Me voilà, tranquille dans ma tente, en train de touiller mon ragoût de mouton – le point culminant de ma journée, si vous voulez tout savoir – quand mon mari débarque avec une de ses idées à dormir debout. Il me fixe avec ce regard un peu exalté qu’il réserve d’habitude à ses illuminations [Noé, homme juste et intègre dans son temps, marchait avec Dieu – Genèse 6:9] du genre la fois où il a eu l’idée de taguer les tentes du camp avec des « Non à la violence », « Attention Dieu te regarde » [car la terre était pleine de violence – Genèse 6:11] et autres bêtises d’adolescent puis lache comme si de rien n’était : « Chérie, Dieu m’a parlé ! On va construire un bateau géant, ici, dans le désert ! » [Dieu dit à Noé : Fais-toi une arche de bois de gopher – Genèse 6:14]
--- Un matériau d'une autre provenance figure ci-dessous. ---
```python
class Florence2Captioner:
    fuse_dwln = True
    attn_split_out = True
    fold_chan_proj = True
    chan_scores_in_gemm = True
    fuse_mlp = True
    exact_rows = os.environ.get("OMNI_EXACT_ROWS", "1") != "0"
    row_graphs = int(os.environ.get("OMNI_CAPTION_ROW_GRAPHS", "24"))
    patch_rows = os.environ.get("OMNI_PATCH_ROWS", "1") != "0"
    reuse_activations = True

    long_kv_budget_bytes = 2 ** 30

    def __init__(self, model_dir, device=None, precision: Optional[str] = None, resolution: Optional[int] = None):
        device = L.require_device(device, "Florence2Captioner")
        L.lib()
        self.device = device
        precision = precision or os.environ.get("OMNI_PRECISION", "f32")
        self.dtype = L.F32 if precision == "f32" else L.F16
        self.resolution = int(resolution or os.environ.get("OMNI_CAPTION_RES", "768"))
        self.w = FlorenceWeights(model_dir)
        self.config = _Config(name_or_path=str(model_dir) if "florence" in str(model_dir).lower() else f"florence:{model_dir}",
                              model_type="florence2")
        self.use_graph = os.environ.get("OMNI_HIPGRAPH", "1") != "0"
        self.stream = self._lane_stream(0)
        self._wcache = {}
        self._plans = {}
        self.max_new_tokens = 20
        self.early_exit_every = 5
        self.num_beams = 1
        self.token_scores = False
        self.last_steps = 0
        self._lut, self._bic = None, {}
        self._lock = L.DeviceLock(self.device, reentrant=True)

    def to(self, *a, **k):
        return self

    def eval(self):
        return self

    @staticmethod
    def bucket(n: int) -> int:
        for b in _BUCKETS:
            if n <= b:
                return b
        return _BUCKETS[-1]

    def max_new_limit(self) -> int:
        return int(self.w.sd["model.language_model.decoder.embed_positions.weight"].shape[0]) - 2

    def check_max_new(self, max_new_tokens, beam=None) -> int:
        lim, why = self.max_new_limit(), "the decoder's position table has no row beyond that"
        if beam and beam_max_new(beam[0]) < lim:
            lim, why = beam_max_new(beam[0]), f"beam search with num_beams={beam[0]} stages every position of its beams in LDS"
        n = max_new_tokens
        if isinstance(n, bool) or not isinstance(n, int) or n < 1 or n > lim:
            raise ValueError(f"max_new_tokens must be an integer in 1..{lim} ({why}), got {n!r}")
        return n

    def long_plan_rows(self, max_new_tokens: int, k: int = 1) -> int:
        per_row = (int(max_new_tokens) + 1) * self.w.d_model * 4 * 2 * self.w.dec_layers * max(int(k), 1)
        fit = [b for b in _BUCKETS if b * per_row <= self.long_kv_budget_bytes]
        return fit[-1] if fit else _BUCKETS[0]

    @staticmethod
    def decode_bucket(n: int) -> int:
        return max(128, (n + 31) // 32 * 32)

    def begin_batch(self):
        self._epoch = getattr(self, "_epoch", 0) + 1

    def _wcache_bytes(self) -> int:
        n = 0
        for v in self.__dict__.get("_wcache", {}).values():
            for t in (v if isinstance(v, (tuple, list)) else (v,)):
                if isinstance(t, torch.Tensor):
                    n += t.numel() * t.element_size()
        return n

    def plan_cache_bytes(self) -> int:
        return sum(m[0] for k, m in self.__dict__.get("_plan_meta", {}).items() if k in self._plans)

    def clear_plans(self):
        self._plans.clear()
        self.__dict__.get("_plan_meta", {}).clear()

    def _cached_plan(self, key, build):
        meta = self.__dict__.setdefault("_plan_meta", {})
        epoch = getattr(self, "_epoch", 0)
        if key in self._plans:
            self._plans[key] = self._plans.pop(key)
            meta.setdefault(key, [0, epoch])[1] = epoch
            return self._plans[key]
        max_bytes = int(float(os.environ.get("OMNI_CAPTION_PLAN_GB", "200")) * 2 ** 30)
        max_plans = int(os.environ.get("OMNI_MAX_CAPTION_PLANS", "16"))
        base = key[:4] if key[0] == "dec" else key[:3]
        sizes = self.__dict__.setdefault("_plan_sizes", {})
        est = sizes.get(base, 0)
        if not est and sizes:
            same = [(b, v) for b, v in sizes.items() if (b[0] == "dec") == (base[0] == "dec") and b[-2] == base[-2] and v]
            if same:
                b0, v0 = max(same, key=lambda bv: bv[1])
                rows0, rows = (b0[1] if b0[0] == "dec" else b0[0]), (base[1] if base[0] == "dec" else base[0])
                est = int(v0 * rows / max(rows0, 1))
        def over():
            return len(self._plans) >= max_plans or (self._plans and self.plan_cache_bytes() + est > max_bytes)
        while over():
            victim = next((k for k in self._plans if meta.get(k, [0, None])[1] != epoch), None)
            if victim is None:
                break
            torch.cuda.synchronize(self.device)
            self._plans.pop(victim)
            meta.pop(victim, None)
            self.plan_evictions = getattr(self, "plan_evictions", 0) + 1
            L.gc_after_eviction()
        on_gpu = self.device.type == "cuda" and torch.cuda.is_available()
        before = torch.cuda.memory_allocated(self.device) if on_gpu else 0
        w_before = self._wcache_bytes()
        import contextlib
        with (torch.cuda.device(self.device) if self.device.type == "cuda" else contextlib.nullcontext()):
            obj = build()
        self._plans[key] = obj
        grown = (torch.cuda.memory_allocated(self.device) if on_gpu else 0) - before - (self._wcache_bytes() - w_before)
        meta[key] = [max(0, grown), epoch]
        sizes[base] = meta[key][0]
        return obj

    def beam_config(self, num_beams=None, length_penalty=None, early_stopping=None):
        k = self.num_beams if num_beams is None else num_beams
        if isinstance(k, bool) or not isinstance(k, int) or k < 1 or k > BEAM_MAX:
            raise ValueError(f"num_beams must be an integer in 1..{BEAM_MAX} (got {k!r})")
        if k == 1:
            return None
        lp = float(self.w.length_penalty if length_penalty is None else length_penalty)
        es = check_early_stopping(self.w.early_stopping if early_stopping is None else early_stopping)
        return (k, lp, es)

    @torch.inference_mode()
    def decode_plans(self, B, R, max_new, slot=0, beam=None, n_txt=None, scores=False, vocab=False) -> _DecodePlans:
        self.check_max_new(max_new, beam)
        if vocab and beam:
            raise ValueError("a closed vocabulary is applied by greedy decoding only (no beam search)")
        key = ("dec", B, R, max_new) if slot == 0 else ("dec", B, R, max_new, slot)
        if beam or n_txt is not None:
            key = ("dec", B, R, max_new, slot, beam) + (() if n_txt is None else (("txt", n_txt),))
        if scores:
            key = ("dec", B, R, max_new, slot, beam) + (() if n_txt is None else (("txt", n_txt),)) + ("scores",)
        if vocab:
            key = ("dec", B, R, max_new, slot, None) + (() if n_txt is None else (("txt", n_txt),)) + (("scores",) if scores else ()) + ("vocab",)
            return self._cached_plan(key, lambda: _DecodePlans(self, B, R, max_new, n_txt=n_txt, scores=scores, vocab=True))
        return self._cached_plan(key, lambda: _DecodePlans(self, B, R, max_new, beam=beam, n_txt=n_txt, scores=scores))

    @torch.inference_mode()
    def plans(self, B, R, max_new, slot=0, beam=None, n_txt=None, scores=False, force=None, controls=False, vocab=False) -> _CaptionPlans:
        self.check_max_new(max_new, beam)
        if vocab and (beam or force or controls):
# ... 526 lines not shown
```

Sur le coup, j’ai cru qu’il avait un peu trop tiré sur le jus de raisin fermenté , vous voyez le genre. J’ai même eu envie de lui proposer une tisane pour se calmer. Mais non, il était sérieux, aussi imperturbable qu’un chameau constipé. « Un bateau ? Ici, au beau milieu de nulle part ? T’as vu de l’eau quelque part, mon Noé ? » Et lui, imperturbable : « C’est pour un déluge à venir. On va sauver toutes les espèces animales ! » [Tu feras entrer dans l’arche deux de chaque espèce, pour les conserver en vie avec toi – Genèse 6:19]
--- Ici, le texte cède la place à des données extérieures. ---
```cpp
struct td_batch {
    int device = 0;
    hipStream_t stream = nullptr;
    std::vector<td_graph*> graphs;
    std::vector<const td_samplebank*> sbs;
// ... 34 lines not shown
```

termdaw_amd/csrc/kernels.h:

```cpp
#pragma once
#include <hip/hip_runtime.h>
#include <stdint.h>
#include "adsr_math.h"

namespace tdk {

constexpr int kThreads = 256;
constexpr int kTileFrames = 1024;
constexpr uint32_t kBandMaxSegs = 131072;
constexpr uint32_t kBandMaxS = 1024;

struct PanGain {
    float l_amp, r_amp, gain;
    uint32_t flags;
};

struct InTerm {
    const float2* p;
    uint64_t len;
    uint64_t t0;
    PanGain pg;
    uint32_t kind;
    uint32_t magic;
    float scale_l, scale_r;
};
enum TermMode : uint32_t { TERMS_MIXED = 0, TERMS_ALL_EDGE = 1, TERMS_ALL_LOOP32 = 2, TERMS_ALL_LOOP16 = 3,
                           TERMS_EDGE_FEW = 4,
                           TERMS_ADSR1 = 5,
                           TERMS_WITH_ADSR = 6 };

struct NormState { float max, scan_max; uint32_t violated, ticket; };

struct BandRespParam {
    double ql[8], qh[8];
    double gl, gh;
// ... 435 lines not shown
void launch_band_scan(const BandScanDesc* d, int n_desc, uint32_t frames, uint32_t term_mode, int nf, hipStream_t s);
int band_scan_resident_capacity(int nf);
void launch_band_chain(const BandScanDesc* d, int n_desc, uint32_t frames, uint32_t term_mode, bool guarded, hipStream_t s);
inline uint32_t band_scan_tile_frames(int nf) { return (uint32_t)nf * (uint32_t)kThreads; }

constexpr int kSincLen = 256, kSincOver = 256;
struct ResampleDesc {
    const float2* in;
    float2* out;
    const float* table;
    uint64_t len, nout, from, to;
};
void launch_resample(const ResampleDesc& d, hipStream_t s);

enum PcmFormat : uint32_t { PCM_F32 = 0, PCM_U8 = 1, PCM_S16 = 2, PCM_S24 = 3, PCM_S32 = 4 };
void launch_pcm_decode(const uint8_t* raw, float* linear, uint32_t n_values, uint32_t format, hipStream_t s);
void launch_sample_split(const float* linear, uint32_t channels, uint32_t src_l, uint32_t src_r, float* l, float* r,
                         uint32_t nl, uint32_t nr, hipStream_t s);
void launch_absmax(const float* v, uint32_t n, float* out, hipStream_t s);
void launch_abs_sum_serial(const float* v, uint32_t n, float* out, hipStream_t s);
void launch_add_planar(const float* a, const float* b, float* out, uint32_t n, hipStream_t s);
void launch_sample_pack(const float* l, const float* r, const float* max_l, const float* max_r, float2* frames,
                        uint32_t n, hipStream_t s);
void launch_sample_pack16(const float* l, const float* r, uint32_t* packed, uint32_t n, uint32_t* not_int16, hipStream_t s);
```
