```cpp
extern "C" int sfd2_extract_match(sfd2_ctx *c, const void *img_dev, int H, int W, float conf_th, int top_k, int flags,
                                  float *kpts_xy, float *scores, float *desc, const sfd2_desc_set *db, int k, int dim,
                                  const sfd2_match_conf *conf, int64_t *matches0, float *scores0)
{
    if (!c || !img_dev || !kpts_xy || !scores || !desc) return fail("sfd2_extract_match: null argument");
    if (top_k <= 0) return fail("sfd2_extract_match: top_k must be positive (fixed-capacity device outputs)");
    if (flags & SFD2_FLAG_DESC_STORE64) return fail("sfd2_extract_match: SFD2_FLAG_DESC_STORE64 is for stores; the matcher reads the float [n][128] descriptors");
    if (k < 0 || (k > 0 && (!db || !conf || !matches0 || !scores0))) return fail("sfd2_extract_match: null matcher argument");
    for (int i = 0; i < k; ++i)
        if (!db[i].on_device || db[i].rows) return fail("sfd2_extract_match: database sets must be device resident, without row selection");
    HIPCHECK(hipSetDevice(c->device));
    if (!c->use_graphs || c->prof_max_steps > 0)
        return extract_match_eager(c, img_dev, H, W, conf_th, top_k, flags, kpts_xy, scores, desc, db, k, dim, conf, matches0, scores0);

    GraphKey key;
    memset(&key, 0, sizeof(key));
    key.H = H; key.W = W; key.top_k = top_k; key.flags = flags; key.k = k; key.dim = dim; key.n0 = top_k; key.conf_th = conf_th;
    if (conf) key.conf = *conf;
    key.img = img_dev; key.kp = kpts_xy; key.sc = scores; key.de = desc; key.m = matches0; key.ms = scores0;
    unsigned long long h = 1469598103934665603ull;
    for (int i = 0; i < k; ++i) {
        const unsigned long long v[3] = {(unsigned long long)(uintptr_t)db[i].data, (unsigned long long)db[i].n,
                                         ((unsigned long long)db[i].dtype << 8) | (unsigned long long)db[i].layout};
        for (unsigned long long x : v) { h ^= x; h *= 1099511628211ull; }
    }
    key.db_hash = h;
    if (!c->graphs) { c->graphs = new GraphEntry[SFD2_MAX_GRAPHS]; c->n_graphs = SFD2_MAX_GRAPHS; }
    GraphEntry *e = nullptr, *lru = &c->graphs[0];
    for (int i = 0; i < c->n_graphs; ++i) {
        GraphEntry &g = c->graphs[i];
        if (g.seen && g.key == key) { e = &g; break; }
        if (g.last_use < lru->last_use) lru = &g;
    }
    if (!e) {
        graph_entry_release(*lru);
        e = lru;
        e->key = key;
    }
    e->last_use = ++c->graph_clock;
    if (e->exec && e->gen == g_alloc_gen) {
        HIPCHECK(hipGraphLaunch(e->exec, c->stream));
        return 0;
    }
    if (e->exec) {
        (void)hipGraphExecDestroy(e->exec); e->exec = nullptr;
        (void)hipGraphDestroy(e->graph); e->graph = nullptr;
        e->seen = 0;
    }
    if (e->seen == 0) {
        e->seen = 1;
        return extract_match_eager(c, img_dev, H, W, conf_th, top_k, flags, kpts_xy, scores, desc, db, k, dim, conf, matches0, scores0);
    }
    const size_t jb = 2 * (size_t)std::max(k, 1) * sizeof(MatchJob), fb = (size_t)std::max(k, 1) * sizeof(MatchFinal);
    if (!e->pin) {
        HIPCHECK(hipHostMalloc(&e->pin, jb + fb, hipHostMallocDefault));
        e->pin_cap = jb + fb;
        HIPCHECK(e->jobs.ensure(jb + fb));
    }
    HIPCHECK(hipStreamSynchronize(c->stream));
    HIPCHECK(hipEventSynchronize(c->ev_jobs));
    const unsigned long long gen0 = g_alloc_gen.load();
    std::swap(c->pin_jobs, e->pin); std::swap(c->pin_cap, e->pin_cap);
    std::swap(c->m_jobs, e->jobs); std::swap(c->m_fins, e->fins);
    hipError_t be = hipStreamBeginCapture(c->stream, hipStreamCaptureModeThreadLocal);
    int rc = -1;
    hipGraph_t g = nullptr;
    if (be == hipSuccess) {
        rc = extract_match_eager(c, img_dev, H, W, conf_th, top_k, flags, kpts_xy, scores, desc, db, k, dim, conf, matches0, scores0);
        const hipError_t ee = hipStreamEndCapture(c->stream, &g);
        if (ee != hipSuccess) rc = fail(std::string("hipStreamEndCapture: ") + hipGetErrorString(ee));
    } else {
        fail(std::string("hipStreamBeginCapture: ") + hipGetErrorString(be));
    }
    std::swap(c->pin_jobs, e->pin); std::swap(c->pin_cap, e->pin_cap);
    std::swap(c->m_jobs, e->jobs); std::swap(c->m_fins, e->fins);
    if (rc != 0 || g_alloc_gen != gen0) {
        if (g) (void)hipGraphDestroy(g);
        e->seen = 0;
        if (rc == 0) return fail("sfd2_extract_match: workspace changed during capture");
        return -1;
    }
    e->graph = g;
    HIPCHECK(hipGraphInstantiate(&e->exec, g, nullptr, nullptr, 0));
    e->gen = g_alloc_gen;
    HIPCHECK(hipGraphLaunch(e->exec, c->stream));
    return 0;
}
```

À ce moment-là, je me dis : Super, un zoo flottant. Comme si j’avais pas déjà assez de ménage à faire sans ajouter une arche pleine de bestioles. Mais bon, quand Noé a une idée dans la tête, mieux vaut ne pas chercher à lui faire entendre raison. Le voilà donc parti, lui et nos fils Sem, Cham et Japhet, à scier, à marteler, à assembler des planches comme s’ils construisaient un palais royal. Le bruit, je vous raconte pas. Un enfer, du matin au soir. Et pendant ce temps-là, moi, j’essaie de continuer ma vie. Vous avez déjà tenté de méditer ou de filer la laine en écoutant des coups de marteau incessants ? Moi si.
Bien sûr, les voisins ne se sont pas fait prier pour commenter. Ça les amusait bien de nous voir bâtir un navire en plein désert. « Hé, Madame Noé ! Votre mari prépare une croisière all-inclusive ? » qu’ils me lançaient en ricanant, les mains sur les hanches. Et moi, de sourire poliment, tout en me demandant ce que j’avais bien pu faire au ciel pour mériter ce genre d’aventure.
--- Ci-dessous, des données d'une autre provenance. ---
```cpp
__global__ void k_predict_ackerman(phd_pose* poses, int n, phd_ackerman_control u, const phd_ackerman_noise* noise_in,
                                   PredictCfg c, uint64_t seed, uint64_t step, const phd_pose* pose_prior,
                                   const float* logw_prior, float* logw, const int* slots);
__global__ void k_expand(int n, int npp, const phd_pose* pose, const int* src, const float* logw, phd_pose* new_pose,
                         int* new_src, float* new_logw, float log_npp);
__global__ void k_predict_cv(phd_pose* poses, int n, const phd_cv_noise* noise_in, PredictCfg c, uint64_t seed,
                             uint64_t step, const phd_pose* pose_prior, const float* logw_prior, float* logw,
                             const int* slots);
__global__ void k_update_fused_256(UpdateArgs a);
__global__ void k_update_fused_512(UpdateArgs a);
__global__ void k_update_fused_1024(UpdateArgs a);
__global__ void k_update_cphd_a_256(UpdateArgs a);
__global__ void k_update_cphd_a_512(UpdateArgs a);
__global__ void k_update_cphd_a_1024(UpdateArgs a);
__global__ void k_update_cphd_a_p256(UpdateArgs a);
__global__ void k_update_cphd_a_p512(UpdateArgs a);
__global__ void k_update_cphd_c_256(UpdateArgs a);
__global__ void k_update_cphd_c_512(UpdateArgs a);
__global__ void k_update_cphd_c_1024(UpdateArgs a);
__global__ void k_update_phd_a_256(UpdateArgs a);
__global__ void k_update_phd_a_512(UpdateArgs a);
__global__ void k_update_phd_a_1024(UpdateArgs a);
__global__ void k_update_phd_c_256(UpdateArgs a);
__global__ void k_update_phd_c_512(UpdateArgs a);
__global__ void k_update_phd_c_1024(UpdateArgs a);
__global__ void k_cphd_terms(UpdateArgs a);
inline size_t cphd_terms_lds(int Mcap) { return (size_t)7 * 8 * ((size_t)Mcap + 4); }
__global__ void k_cphd_cardinality(const int* src, const double* cn_coef, const double* cn_x, int stride,
                                   const double* lfact, int Nmax, int n, float* out);
__global__ void k_update_fused_p256(UpdateArgs a);
__global__ void k_update_fused_p512(UpdateArgs a);
__global__ void k_update_fused_256_h(UpdateArgs a);
__global__ void k_update_fused_512_h(UpdateArgs a);
__global__ void k_update_fused_1024_h(UpdateArgs a);
__global__ void k_update_fused_p256_h(UpdateArgs a);
__global__ void k_update_fused_p512_h(UpdateArgs a);
__global__ void k_update_phd_c_256_h(UpdateArgs a);
__global__ void k_update_phd_c_512_h(UpdateArgs a);
__global__ void k_update_phd_c_1024_h(UpdateArgs a);
__global__ void k_update_cphd_c_256_h(UpdateArgs a);
__global__ void k_update_cphd_c_512_h(UpdateArgs a);
__global__ void k_update_cphd_c_1024_h(UpdateArgs a);
__global__ void k_normalize(float* logw, int n, const float* lse_override, float* out, float resample_thresh,
                            int has_meas);
__global__ void k_lse_parts(const float* logw, int n, float* out);
__global__ void k_resample(const int* flag, const float* logw_in, float* logw_out, int n, int n_out,
                           const double* u_in,
                           uint64_t seed, uint64_t step, unsigned long long* cdf, int* idx, phd_pose* pose, int* src,
                           phd_pose* tmp_pose, int* tmp_src, float new_logw);
#define RS_LDS_MAX 8192
__global__ void k_normalize_resample(float* logw, int n, float* out, float resample_thresh, int has_meas, uint64_t seed,
                                     uint64_t step, unsigned long long* cdf, int* idx, phd_pose* pose, int* src,
                                     phd_pose* tmp_pose, int* tmp_src, float new_logw);
__global__ void k_apply_parents(const int* flag, const int* idx, int n, phd_pose* pose, int* src, float* logw,
                                phd_pose* tmp_pose, int* tmp_src, float new_logw);
__global__ void k_add_births(int* src, const int* slots, int n, int cap, const float* map_in, const int* size_in,
                             const float* map_x, const int* size_x, float* map_out, int* size_out,
                             const phd_pose* pose, const float* zr, const float* zb, const int* zok, int M, DevCfg c,
                             int* status, int* err);
#define RS_THREADS 1024
#define RS_STAGE_CHUNKS 4
#define RS_MAX_CHUNKS 1024
__global__ void k_rs_max(const float* w, int N, float* part_max);
__global__ void k_rs_sum(const float* w, int N, const float* part_max, int B, double* part_sum, int max_of_w);
__global__ void k_rs_cdf(float* w, int N, const float* part_max, const double* part_sum, int B, double* part_s2,
                         unsigned long long* cdf_rel, unsigned long long* part_tot, unsigned long long* part_key,
                         float* out);
__global__ void k_rs_search(int N, int B, const double* part_s2, const unsigned long long* part_tot,
                            const unsigned long long* part_key, const unsigned long long* cdf_rel,
                            float resample_thresh, int has_meas, uint64_t seed, uint64_t step, int* parents,
                            float* out, const phd_pose* pose, const int* src, phd_pose* new_pose, int* new_src,
                            float* logw, float new_logw, const float* w_norm, unsigned* beyond);
__global__ void k_rs_sumcdf(const float* w, float* w_out, int N, int B, double* part_s2, unsigned long long* cdf_rel,
                            unsigned long long* part_tot, unsigned long long* part_key, float* out);
#define MIG_SENT 0
#define MIG_LSE 1
#define MIG_NEFF 2
#define MIG_FLAG 3
#define MIG_PENDING 4
#define MIG_OVF_SEND 5
#define MIG_OVF_RECV 6
#define MIG_OVF_CAP 7
#define MIG_TIMEOUT 8
#define MIG_SEQ 9
#define MIG_TAIL 10
#define PLAN_ARRIVE0 0
#define PLAN_ARRIVE1 1
// ... 63 lines not shown
```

Et puis, un beau jour, Noé arrive tout essoufflé, les yeux pétillants : « C’est l’heure ! Fais tes bagages, on embarque ! ». J’ai à peine le temps de jeter quelques vêtements dans un sac, d’attraper ma collection de poteries – mes précieuses, celles que j’ai eu tant de mal à fabriquer avec l’argile du coin – que voilà les animaux qui commencent à débarquer. Deux par deux, comme pour une parade nuptiale géante [Ils vinrent vers Noé dans l’arche, deux à deux – Genèse 7:9]. Des lions, des paons, des serpents, même des escargots ! Oui, oui, tout le monde est invité, même les insectes. C’est à croire que Dieu n’a rien voulu laisser au hasard.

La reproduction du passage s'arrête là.